Finally, we performed immunolabeling of paraffin-embedded cochlear cross-sections taken from control mice, mice 1 day after blast exposure (181±5 kPa), and mice 7 days after blast exposure (Fig. 7C). We immunolabeled for ionized calcium binding adaptor molecule 1 (Iba1), a protein that is upregulated within activated microglia and has been used as a marker of inflammation [23] (Fig. 7D). Compared to controls, there was a slight increase in Iba1 expression within the modiolus one day and seven days after blast exposure. Together, these data support the concept that loss of SGNs associated with blast trauma produced inflammation within the cochlear modiolus.


The popular conception of blast injury to the cochlea is that there is traumatic disruption of the intracochlear soft tissues, such as the basilar membrane, Reissner’s membrane, the reticular lamina, and/or the separation of the supporting cells from the basilar membrane. Our findings in a mouse model exposed to a blast wave and wind equal to or greater than that of a typical IED injury sustained by a soldier suggest that this pathology is not typical. In contrast, we found that the gross cochlear anatomy was unaffected whereas the predominant pathologic findings were OHC loss in the basal 40% of the cochlea and SGN loss. The hair cells that survived had normal stereociliary bundle morphology, however they had loss of synaptic ribbons.

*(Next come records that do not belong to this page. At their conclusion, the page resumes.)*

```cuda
__device__ __forceinline__ void mbar_init(uint64_t* bar, uint32_t count) {
  asm volatile("mbarrier.init.shared::cta.b64 [%0], %1;" ::"r"(smem_u32(bar)), "r"(count) : "memory");
}
__device__ __forceinline__ void fence_barrier_init() { asm volatile("fence.mbarrier_init.release.cluster;" ::: "memory"); }
__device__ __forceinline__ void mbar_arrive(uint64_t* bar) {
  asm volatile("mbarrier.arrive.shared::cta.b64 _, [%0];" ::"r"(smem_u32(bar)) : "memory");
}
__device__ __forceinline__ void mbar_arrive_expect_tx(uint64_t* bar, uint32_t bytes) {
  asm volatile("mbarrier.arrive.expect_tx.shared::cta.b64 _, [%0], %1;" ::"r"(smem_u32(bar)), "r"(bytes) : "memory");
}
static __device__ unsigned g_tc_timeout_flag;
static __device__ unsigned g_tc_timeout_info[4];
__device__ __forceinline__ bool mbar_try_wait(uint32_t addr, uint32_t parity) {
  uint32_t ok;
  asm volatile(
// ... 102 lines not shown
}
__device__ __forceinline__ void tmem_st_wait() { asm volatile("tcgen05.wait::st.sync.aligned;" ::: "memory"); }

__device__ __forceinline__ void umma_tf32_ts(uint32_t tmem_d, uint32_t tmem_a, uint64_t desc_b, uint32_t idesc,
                                             uint32_t accumulate) {
  asm volatile(
      "{\n\t.reg .pred p;\n\t"
      "setp.ne.b32 p, %4, 0;\n\t"
      "tcgen05.mma.cta_group::1.kind::tf32 [%0], [%1], %2, %3, p;\n\t}" ::"r"(tmem_d),
      "r"(tmem_a), "l"(desc_b), "r"(idesc), "r"(accumulate)
      : "memory");
}
__host__ __device__ constexpr uint32_t umma_idesc_f16(int m, int n, int fmt) {
  return (1u << 4) | ((uint32_t)fmt << 7) | ((uint32_t)fmt << 10) | ((uint32_t)(n >> 3) << 17) | ((uint32_t)(m >> 4) << 24);
}
__device__ __forceinline__ void umma_f16_ts(uint32_t tmem_d, uint32_t tmem_a, uint64_t desc_b, uint32_t idesc,
                                            uint32_t accumulate) {
  asm volatile(
      "{\n\t.reg .pred p;\n\t"
      "setp.ne.b32 p, %4, 0;\n\t"
      "tcgen05.mma.cta_group::1.kind::f16 [%0], [%1], %2, %3, p;\n\t}" ::"r"(tmem_d),
      "r"(tmem_a), "l"(desc_b), "r"(idesc), "r"(accumulate)
      : "memory");
}
template <int FMT>
__device__ __forceinline__ uint32_t pack16(float lo, float hi) {
  uint32_t d;
  if (FMT == 0) asm("cvt.rn.f16x2.f32 %0, %1, %2;" : "=r"(d) : "f"(hi), "f"(lo));
  else          asm("cvt.rn.bf16x2.f32 %0, %1, %2;" : "=r"(d) : "f"(hi), "f"(lo));
  return d;
}
template <int FMT>
__device__ __forceinline__ void unpack16(uint32_t d, float& lo, float& hi) {
  if (FMT == 0) {
    asm("{\n\t.reg .f16 l, h;\n\tmov.b32 {l, h}, %2;\n\tcvt.f32.f16 %0, l;\n\tcvt.f32.f16 %1, h;\n\t}" : "=f"(lo), "=f"(hi) : "r"(d));
  } else {
    lo = __uint_as_float(d << 16);
    hi = __uint_as_float(d & 0xffff0000u);
  }
}
template <int FMT>
__device__ __forceinline__ void split16x2(float x0, float x1, uint32_t& hi, uint32_t& lo) {
  hi = pack16<FMT>(x0, x1);
  float h0, h1;
  unpack16<FMT>(hi, h0, h1);
  lo = pack16<FMT>(x0 - h0, x1 - h1);
}

__device__ __forceinline__ void umma_commit(uint64_t* bar) {
  asm volatile("tcgen05.commit.cta_group::1.mbarrier::arrive::one.shared::cluster.b64 [%0];" ::"r"(smem_u32(bar))
               : "memory");
}

__device__ __forceinline__ void split_tf32(float x, float& hi, float& lo) {
  const uint32_t h = (__float_as_uint(x) + 0x1000u) & 0xffffe000u;
  hi = __uint_as_float(h);
  lo = x - hi;
}

typedef CUresult (*EncodeTiledFn)(CUtensorMap*, CUtensorMapDataType, cuuint32_t, void*, const cuuint64_t*,
                                  const cuuint64_t*, const cuuint32_t*, const cuuint32_t*, CUtensorMapInterleave,
                                  CUtensorMapSwizzle, CUtensorMapL2promotion, CUtensorMapFloatOOBfill);
EncodeTiledFn get_encode_tiled();
int make_tmap_f32_k32(CUtensorMap* out, const float* base, uint64_t rows, uint64_t cols, uint64_t ld, uint32_t box_rows);
int make_tmap_16_k64(CUtensorMap* out, const void* base, int fmt, uint64_t rows, uint64_t cols, uint64_t ld, uint32_t box_rows);

}
}
```

Measured before the change: 664.8.

## Run persistent pair GEMM as 2-CTA cluster with cta_group::2 UMMA

Converts the persistent pair-plane GEMM kernel into a two-CTA cluster. Each pair of CTAs covers two row tiles with one M=256 tcgen05 MMA issued by rank 0. Each CTA loads half of the W tile, which halves per-CTA weight traffic and shared memory per stage, and the freed space buys a fourth pipeline stage. Barriers, TMEM allocation and commits become cluster-scoped, the single-chain debug knob is dropped, and drain loops are added before teardown. This adds cross-CTA synchronisation and complexity, and halves the number of independent work units when there are few tiles.

```diff
diff --git a/gims_b200/csrc/gemm_tc.cu b/gims_b200/csrc/gemm_tc.cu
--- a/gims_b200/csrc/gemm_tc.cu
+++ b/gims_b200/csrc/gemm_tc.cu
@@ -100,7 +100,6 @@
   float* qp; void* kp; void* vt; int ldv; int rows_total; int vbase[kMaxSegs];
   unsigned* status;
   const float* wscale_inv;
-  int single_chain;
 };
 
 __device__ long long* g_gemm_trace = nullptr;
@@ -498,9 +497,9 @@
   static constexpr int BN = 128;
   static constexpr int kBlockK = 64;
   static constexpr int kABytes = BM * kBlockK * 4;
-  static constexpr int kWBytes = BN * 64 * 2;
-  static constexpr int kStageBytes = kABytes + 2 * kWBytes;
-  static constexpr int kStages = 3;
+  static constexpr int kWHalfBytes = (BN / 2) * 64 * 2;
+  static constexpr int kStageBytes = kABytes + 2 * kWHalfBytes;
+  static constexpr int kStages = 4;
   static constexpr int kRing = 2;
   static constexpr int kParkCol = 2 * BN;
   static constexpr int kRingCol = 3 * BN;
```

Our assessment of the consequences of blast trauma upon cochlear function was contaminated by hearing loss due to tympanic membrane perforations. Even though the perforations healed, auditory thresholds remained elevated due to this confounding factor. We attempted to estimate the impact of healed tympanic membrane perforations on auditory function by comparing the blast-exposed mice to mice that had surgically-perforated tympanic membranes. While the surgically-perforated mice had full recovery of their ABR thresholds, their DPOAE thresholds remained elevated. This result is consistent with a persistent conductive hearing loss, which has a greater impact on DPOAE than ABR thresholds [24]. The change in auditory thresholds in the mice due to cochlear trauma alone can be estimated by subtracting the ABR and DPOAE threshold shifts in the surgically-perforated mice from those of the blast-exposed mice. Therefore, we estimate that the sensorineural hearing loss caused by the blast-induced cochlear trauma produced ∼25 dB and ∼20 dB elevations in ABR and DPOAE thresholds, respectively. However, because DPOAE thresholds were often not measurable in blast-exposed mice at our equipment limits, it is possible that we are underestimating the DPOAE threshold shift. In any case, these magnitudes of threshold shifts are similar to those found in transgenic mice with malformations where the tectorial membrane contacts some, but not all, of the OHCs [25].

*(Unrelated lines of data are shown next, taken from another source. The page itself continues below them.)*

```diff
@@ -1587,11 +1629,24 @@
   else
     wino_input_kernel<<<nblk((long)g.Cpad * g.Tpad, 16384), 256, 0, s>>>(x, V, N, Cin, g.Cpad, H, W, g.Tpad, g.Tpad);
   UMPR_LAUNCH_CHECK("wino_input(wgrad)");
-  WinoWgradParams p{Gy, V, P, g.MT, g.CT, g.Mpad, g.Cpad, g.Tpad, g.stages, g.stages_per_split, g.planes};
+  WinoWgradParams p{Gy, V, P, g.MT, g.CT, g.Mpad, g.Cpad, g.Tpad, g.stages, g.stages_per_split, g.planes, 0};
   {
     UmprProfScope prof(UMPR_K_WINO_WGRAD_GEMM, 2.0 * g.planes * (double)Cout * Cin * g.T, s);
-    if (g.bnc == 64) wino_wgrad_gemm_kernel<1><<<(unsigned)(g.planes * g.MT * g.CT * g.splits), 256, 0, s>>>(p);
-    else wino_wgrad_gemm_kernel<2><<<(unsigned)(g.planes * g.MT * g.CT * g.splits), 256, 0, s>>>(p);
+    const long wgs = (long)g.planes * g.MT * g.CT * g.splits;
+    if (g.bnc == 64) wino_wgrad_gemm_kernel<1><<<(unsigned)wgs, 256, 0, s>>>(p);
+    else {
+      static const int tail_on = umpr_env_int("UMPR_WINO_WGRAD_TAIL", 1);
+      const int mode = tail_on ? t_wino_tail : 0;
+      long bulk = wgs;
+      if (mode == 2) bulk = 0;
+      else if (mode == 3) bulk = wgs / 2;
+      else if (mode == 1 && wgs >= kWinoRoundWgs) bulk = wgs / kWinoRoundWgs * kWinoRoundWgs;
+      if (bulk > 0) wino_wgrad_gemm_kernel<2><<<(unsigned)bulk, 256, 0, s>>>(p);
+      if (bulk < wgs) {
+        p.CT = 2 * g.CT; p.wg0 = 2 * bulk;
+        wino_wgrad_gemm_kernel<1><<<(unsigned)(2 * (wgs - bulk)), 256, 0, s>>>(p);
+      }
+    }
   }
   UMPR_LAUNCH_CHECK("wino_wgrad_gemm");
   if (f4)
```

If the tectorial membrane had separated from the epithelium and was not contacting any of the OHCs, ABR threshold elevations would be ∼30 dB higher than what we found [26]. As well, the tectorial membrane did not appear elevated off of the epithelium in our plastic-embedded sections, which is somewhat surprising given how commonly this histological artifact is found even with normal, unexposed mice. Thus, we conclude that tectorial membrane-OHC separation after blast exposure is unlikely, and it is reasonable to assume that the tectorial membrane is interacting with the OHCs that remain after a blast injury to support partial function of the cochlear amplifier. We did not note any rupture of the epithelium as has been seen 24 hours after noise exposure [27]. However, this trauma heals to form an undifferentiated epithelium within 1–2 weeks, the time period where we did our histological studies. Our finding of complete loss of outer hair cells in the base of the cochlea is certainly consistent with what would be expected after a disruption of the reticular lamina has scarred and healed.

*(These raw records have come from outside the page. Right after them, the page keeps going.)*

template <typename T, int DH, int NT>
__global__ __launch_bounds__(NT * 64) void attn_fwd2_kernel(const T* __restrict__ qkv, T* __restrict__ out,
                                                           float* __restrict__ lse, int N, int H, int BH, float scale) {
  constexpr int RB = DH * 2;
  constexpr int IMG = NT * 32 * RB;
  constexpr int PCS = IMG / 1024;
  constexpr int KS = RB / 32;
  constexpr int DT = DH / 32;
  extern __shared__ __attribute__((aligned(16))) char smem[];
  char* imgQ = smem + 4 * IMG;
  const int tid = threadIdx.x, lane = tid & 63, hh = lane >> 5;
  const int wave = __builtin_amdgcn_readfirstlane(tid >> 6);
  const long hd = (long)H * DH, ld = 3 * hd;
  const float c = scale * kLog2e;
  auto issue = [&](int head, int buf) {
    const int b = head / H, h = head % H;
    const T* base = qkv + (long)b * N * ld + (long)h * DH;
    char* imgK = smem + buf * 2 * IMG;
#pragma unroll
    for (int i = 0; i < (PCS + NT - 1) / NT; ++i) {
      const int p = wave + NT * i;
      if (p < PCS) {
        dma_rows<RB>(imgK, base + hd, ld, N, p, lane);
        dma_rows<RB>(imgK + IMG, base + 2 * hd, ld, N, p, lane);
        dma_rows<RB>(imgQ, base, ld, N, p, lane);
      }
    }
  };
  int head = blockIdx.x;
  if (head >= BH) return;
  issue(head, 0);
  for (int it = 0; head < BH; head += gridDim.x, ++it) {
    const int buf = it & 1;
    const char* imgK = smem + buf * 2 * IMG;
    const char* imgV = imgK + IMG;
    asm volatile("s_waitcnt vmcnt(0)" ::: "memory");
    __syncthreads();
    Frag16 fq[KS];
#pragma unroll
    for (int kk = 0; kk < KS; ++kk) fq[kk] = frag_rows<T, DH>(imgQ, wave * 32, kk, lane);
    asm volatile("s_waitcnt lgkmcnt(0)" ::: "memory");
    __builtin_amdgcn_sched_barrier(0);
    __syncthreads();
    const int next = head + gridDim.x;
    if (next < BH) issue(next, buf ^ 1);
    const int b = head / H, h = head % H;
    f32x16 s[NT];
#pragma unroll
    for (int kt = 0; kt < NT; ++kt) {
      s[kt] = zero16();
#pragma unroll
      for (int kk = 0; kk < KS; ++kk) s[kt] = mfma16B<T>(frag_rows<T, DH>(imgK, kt * 32, kk, lane), fq[kk], s[kt]);
    }
#pragma unroll
    for (int r = 0; r < 16; ++r) {
      const int key = (NT - 1) * 32 + acc_row(r, hh);
      s[NT - 1][r] = key < N ? s[NT - 1][r] : -INFINITY;
    }
    float m = -INFINITY;
#pragma unroll
    for (int kt = 0; kt < NT; ++kt)
#pragma unroll
      for (int r = 0; r < 16; r += 2) m = fmaxf(m, fmaxf(s[kt][r], s[kt][r + 1]));
    m = fmaxf(m, __shfl_xor(m, 32, 64));
    const float mc = m * c;
    f32x16 o[DT];
#pragma unroll
    for (int dt = 0; dt < DT; ++dt) o[dt] = zero16();
    float l = 0.f;
#pragma unroll
    for (int kt = 0; kt < NT; ++kt) {
#pragma unroll
      for (int r = 0; r < 16; ++r) {
        s[kt][r] = __builtin_amdgcn_exp2f(s[kt][r] * c - mc);
        l += s[kt][r];
      }
#pragma unroll
      for (int dt = 0; dt < DT; ++dt) o[dt] = mma_imgT_acc<T, DH>(imgV, kt * 32, dt * 32, s[kt], o[dt], lane);
    }
    l += __shfl_xor(l, 32, 64);
    const int q = wave * 32 + (lane & 31);
    const bool qv = q < N;
    if (qv && hh == 0) lse[((long)b * H + h) * N + q] = m * scale + __logf(l);
    const float inv = 1.0f / l;
    T* orow = out + ((long)b * N + q) * H * DH + h * DH;
#pragma unroll
    for (int dt = 0; dt < DT; ++dt) store_tile_T<T>(orow + dt * 32, qv, o[dt], inv, lane);
  }
}

template <typename T, int DH, int NT>
__global__ __launch_bounds__(NT * 64) void attn_bwd_fused_kernel(const T* __restrict__ qkv, const T* __restrict__ out,
                                                                const T* __restrict__ dout,
                                                                const float* __restrict__ lse, T* __restrict__ dqkv,
                                                                int N, int H, float scale) {
  constexpr int RB = DH * 2;
  constexpr int IMG = NT * 32 * RB;
  constexpr int PCS = IMG / 1024;
  constexpr int KS = RB / 32;
  constexpr int DT = DH / 32;
  constexpr int CPR = RB / 16;
  extern __shared__ __attribute__((aligned(16))) char smem[];
  char* imgQ = smem;
  char* imgK = smem + IMG;
  char* imgV = smem + 2 * IMG;
  char* imgDO = smem + 3 * IMG;
  float* sl2 = reinterpret_cast<float*>(smem + 4 * IMG);
  float* sdl = sl2 + NT * 32;
  const int tid = threadIdx.x, lane = tid & 63, hh = lane >> 5;
  const int wave = __builtin_amdgcn_readfirstlane(tid >> 6);
  const int prob = problem_of_block<DH>(blockIdx.x, gridDim.x, H);
  const int b = prob / H, h = prob % H;
  const long ld = 3L * H * DH, ldo = (long)H * DH;
  const T* base = qkv + (long)b * N * ld + h * DH;
  const T* dobase = dout + (long)b * N * ldo + h * DH;
#pragma unroll
  for (int i = 0; i < (PCS + NT - 1) / NT; ++i) {
    const int p = wave + NT * i;
    if (p < PCS) {
      dma_rows<RB>(imgQ, base, ld, N, p, lane);
      dma_rows<RB>(imgK, base + H * DH, ld, N, p, lane);
      dma_rows<RB>(imgV, base + 2 * H * DH, ld, N, p, lane);
      dma_rows<RB>(imgDO, dobase, ldo, N, p, lane);
    }
  }
  const int q = wave * 32 + (lane & 31);
  const bool qv = q < N;
  const long sidx = ((long)b * H + h) * N;
  Frag16 fo[KS];
  {
    const T* orow = out + ((long)b * N + (qv ? q : N - 1)) * ldo + h * DH;
#pragma unroll
    for (int kk = 0; kk < KS; ++kk) fo[kk].u = *reinterpret_cast<const u32x4*>(orow + (2 * kk + hh) * 8);
  }
  for (int i = tid; i < NT * 32; i += NT * 64) sl2[i] = i < N ? lse[sidx + i] * kLog2e : 0.f;
  asm volatile("s_waitcnt vmcnt(0)" ::: "memory");
  __syncthreads();
  {
    const int pad0 = N, npad = NT * 32 - N;
    for (int i = tid; i < npad * CPR; i += NT * 64) {
      const int off = (pad0 + i / CPR) * RB + 16 * (i % CPR);
      const u32x4 z = {0u, 0u, 0u, 0u};
      *reinterpret_cast<u32x4*>(imgQ + off) = z;
      *reinterpret_cast<u32x4*>(imgK + off) = z;
      *reinterpret_cast<u32x4*>(imgV + off) = z;
      *reinterpret_cast<u32x4*>(imgDO + off) = z;
    }
  }
  __syncthreads();
  const float c = scale * kLog2e;
  Frag16 fq[KS], fdo[KS];
  float dl = 0.f;
#pragma unroll
  for (int kk = 0; kk < KS; ++kk) {
    fq[kk] = frag_rows<T, DH>(imgQ, wave * 32, kk, lane);
    fdo[kk] = frag_rows<T, DH>(imgDO, wave * 32, kk, lane);
#pragma unroll
    for (int e = 0; e < 8; ++e) dl += frag_get<T>(fdo[kk], e) * frag_get<T>(fo[kk], e);
  }
  dl += __shfl_xor(dl, 32, 64);
  if (!qv) dl = 0.f;
  if (hh == 0) sdl[q] = dl * scale;
  {
    const float l2 = sl2[q];
    const float dls = dl * scale;
    f32x16 dq[DT];
#pragma unroll
    for (int dt = 0; dt < DT; ++dt) dq[dt] = zero16();
#pragma unroll kTileUnroll<DH>
    for (int kt = 0; kt < NT; ++kt) {
      f32x16 s = zero16(), dp = zero16();
#pragma unroll
      for (int kk = 0; kk < KS; ++kk) {
        s = mfma16B<T>(frag_rows<T, DH>(imgK, kt * 32, kk, lane), fq[kk], s);
        dp = mfma16B<T>(frag_rows<T, DH>(imgV, kt * 32, kk, lane), fdo[kk], dp);
      }
#pragma unroll
      for (int r = 0; r < 16; ++r) s[r] = __builtin_amdgcn_exp2f(fminf(s[r] * c - l2, 0.f)) * (dp[r] * scale - dls);
#pragma unroll
      for (int dt = 0; dt < DT; ++dt) dq[dt] = mma_imgT_acc<T, DH>(imgK, kt * 32, dt * 32, s, dq[dt], lane);
    }
    T* dqrow = dqkv + ((long)b * N + q) * ld + h * DH;
#pragma unroll
    for (int dt = 0; dt < DT; ++dt) store_tile_T<T>(dqrow + dt * 32, qv, dq[dt], 1.0f, lane);
  }
  __syncthreads();
  {
    const int key = q;
    const bool kv = qv;
    Frag16 fk[KS], fv[KS];
#pragma unroll
    for (int kk = 0; kk < KS; ++kk) {
      fk[kk] = frag_rows<T, DH>(imgK, wave * 32, kk, lane);
      fv[kk] = frag_rows<T, DH>(imgV, wave * 32, kk, lane);
    }
    f32x16 dk[DT], dv[DT];
#pragma unroll
    for (int dt = 0; dt < DT; ++dt) {
      dk[dt] = zero16();
      dv[dt] = zero16();
    }
#pragma unroll kTileUnroll<DH>
    for (int qt = 0; qt < NT; ++qt) {
      f32x16 s = zero16(), dp = zero16();
#pragma unroll
      for (int kk = 0; kk < KS; ++kk) {
        s = mfma16B<T>(frag_rows<T, DH>(imgQ, qt * 32, kk, lane), fk[kk], s);
        dp = mfma16B<T>(frag_rows<T, DH>(imgDO, qt * 32, kk, lane), fv[kk], dp);
      }
#pragma unroll
      for (int g = 0; g < 4; ++g) {
        const int qq = qt * 32 + 8 * g + 4 * hh;
        const f32x4 l4 = *reinterpret_cast<const f32x4*>(sl2 + qq);
        const f32x4 d4 = *reinterpret_cast<const f32x4*>(sdl + qq);
#pragma unroll
        for (int e = 0; e < 4; ++e) {
          const int r = 4 * g + e;
          const float pr = __builtin_amdgcn_exp2f(fminf(s[r] * c - l4[e], 0.f));
          s[r] = pr;
          dp[r] = pr * (dp[r] * scale - d4[e]);
        }
      }
#pragma unroll
      for (int dt = 0; dt < DT; ++dt) {
        dv[dt] = mma_imgT_acc<T, DH>(imgDO, qt * 32, dt * 32, s, dv[dt], lane);
        dk[dt] = mma_imgT_acc<T, DH>(imgQ, qt * 32, dt * 32, dp, dk[dt], lane);
      }
    }
    T* drow = dqkv + ((long)b * N + key) * ld + h * DH;
#pragma unroll
    for (int dt = 0; dt < DT; ++dt) {
      store_tile_T<T>(drow + H * DH + dt * 32, kv, dk[dt], 1.0f, lane);
      store_tile_T<T>(drow + 2 * H * DH + dt * 32, kv, dv[dt], 1.0f, lane);
    }
  }
}

int plan_attention(bool backward, int B, int N, int H, int dh, int dtype, pm_attention_plan_info* p) {
  if (B <= 0 || N <= 0 || H <= 0) return PM_ESHAPE;
  if (N > 288) return PM_ESHAPE;
  if (dh != 32 && dh != 64 && dh != 80) return PM_ESHAPE;
  if (dtype != PM_BF16 && dtype != PM_F16 && dtype != PM_F32) return PM_EINVAL;
  const int tiles = (N + 31) / 32, BH = B * H;
  const bool half = dtype != PM_F32;
  const int rb = row_bytes_of(half ? 2 : 4, dh);
  p->nt = dh == 80 ? (tiles <= 3 ? 3 : 9) : tiles <= 1 ? 1 : tiles <= 2 ? 2 : tiles <= 7 ? 7 : 9;
  p->ct = p->nt;
  p->grid = BH;
  p->launches = 1;
  p->lds_bytes[1] = 0;
  if (!backward && half && dh == 64 && tiles == 7) {
    p->family = PM_ATTN_FWD_PERSISTENT;
    const int rounds = (BH + 255) / 256;
    p->grid = (BH + rounds - 1) / rounds;
    p->lds_bytes[0] = 5 * 7 * 32 * dh * 2;
  } else if (!backward) {
    p->family = PM_ATTN_FWD_HEAD;
    p->ct = chunk_tiles(rb, p->nt);
    p->lds_bytes[0] = 2 * p->ct * 32 * rb;
  } else if (half && dh != 80) {
    p->family = PM_ATTN_BWD_FUSED;
    p->lds_bytes[0] = 4 * p->nt * 32 * rb + 2 * p->nt * 32 * sizeof(float);
  } else {
    p->family = PM_ATTN_BWD_SPLIT;
    p->launches = 2;
    p->ct = chunk_tiles(rb, p->nt);
    p->lds_bytes[0] = 2 * p->ct * 32 * rb;
    p->lds_bytes[1] = p->lds_bytes[0] + 2 * p->ct * 32 * sizeof(float);
  }
  return PM_OK;
}

template <int N> using Tiles = std::integral_constant<int, N>;
template <int DH, typename F> int with_nt(int nt, F&& f) {
  if constexpr (DH == 80) {
    if (nt == 3) return f(Tiles<3>{});
  } else {
    if (nt == 1) return f(Tiles<1>{});
    if (nt == 2) return f(Tiles<2>{});
    if (nt == 7) return f(Tiles<7>{});
  }
  return nt == 9 ? f(Tiles<9>{}) : PM_ESHAPE;
}

template <typename T, int DH>
int launch_fwd(const pm_attention_plan_info& p, const void* qkv, void* out, float* lse, int B, int N, int H, hipStream_t s) {
  const float scale = 1.0f / sqrtf((float)DH);
  if constexpr (sizeof(T) == 2 && DH == 64) {
    if (p.family == PM_ATTN_FWD_PERSISTENT) {
      auto kern = attn_fwd2_kernel<T, 64, 7>;
      PM_ALLOW_LDS(kern, p.lds_bytes[0]);
      hipLaunchKernelGGL(kern, dim3(p.grid), dim3(7 * 64), p.lds_bytes[0], s, (const T*)qkv, (T*)out, lse, N, H, B * H, scale);
      return pm_check_launch();
    }
  }
  return with_nt<DH>(p.nt, [&](auto nt) {
    constexpr int NT = decltype(nt)::value;
    auto kern = attn_fwd_kernel<T, DH, NT, chunk_tiles(row_bytes<T, DH>(), NT)>;
    PM_ALLOW_LDS(kern, p.lds_bytes[0]);
    hipLaunchKernelGGL(kern, dim3(p.grid), dim3(NT * 64), p.lds_bytes[0], s, (const T*)qkv, (T*)out, lse, N, H, scale);
    return pm_check_launch();
  });
}

template <typename T, int DH>
int launch_bwd(const pm_attention_plan_info& p, const void* qkv, const void* out, const void* dout, const float* lse, float* delta,
               void* dqkv, int B, int N, int H, hipStream_t s) {
  const float scale = 1.0f / sqrtf((float)DH);
  return with_nt<DH>(p.nt, [&](auto nt) {
    constexpr int NT = decltype(nt)::value;
    if constexpr (sizeof(T) == 2 && DH != 80) {
      auto kern = attn_bwd_fused_kernel<T, DH, NT>;
      PM_ALLOW_LDS(kern, p.lds_bytes[0]);
      hipLaunchKernelGGL(kern, dim3(p.grid), dim3(NT * 64), p.lds_bytes[0], s, (const T*)qkv, (const T*)out, (const T*)dout, lse,
                         (T*)dqkv, N, H, scale);
    } else {
      constexpr int CT = chunk_tiles(row_bytes<T, DH>(), NT);
      auto kq = attn_bwd_q_kernel<T, DH, NT, CT>;
      auto kkv = attn_bwd_kv_kernel<T, DH, NT, CT>;
      PM_ALLOW_LDS(kq, p.lds_bytes[0]);
      PM_ALLOW_LDS(kkv, p.lds_bytes[1]);
      hipLaunchKernelGGL(kq, dim3(p.grid), dim3(NT * 64), p.lds_bytes[0], s, (const T*)qkv, (const T*)out, (const T*)dout, lse,
                         delta, (T*)dqkv, N, H, scale);
      hipLaunchKernelGGL(kkv, dim3(p.grid), dim3(NT * 64), p.lds_bytes[1], s, (const T*)qkv, (const T*)dout, lse,
                         (const float*)delta, (T*)dqkv, N, H, scale);
    }
    return pm_check_launch();
  });
}

}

Given the involvement of the U.S. military personnel in conflicts around the world and the prevalence of IEDs, the study of traumatic blast injuries is important. Combat body armor provides soldiers with considerable protection against penetrating ballistic injury, yet it does not protect against the effects of blast overpressure on the ear. In fact, the ear is typically the first organ affected with a primary blast injury because it is the body’s most sensitive pressure transducer [28], [29], [30]. Tympanic membrane perforation is the most common combat-related ear injury [31]. Indeed, tympanic membrane perforation has been used as a convenient biomarker for blast injuries to other organs that may be more difficult to diagnose, such as traumatic brain injury [32], [33], [34]. The fact that all of our blast-exposed mice sustained tympanic membrane perforations supports the relevance of this model not only for the study of hearing loss, but also potentially for the study of other organ systems.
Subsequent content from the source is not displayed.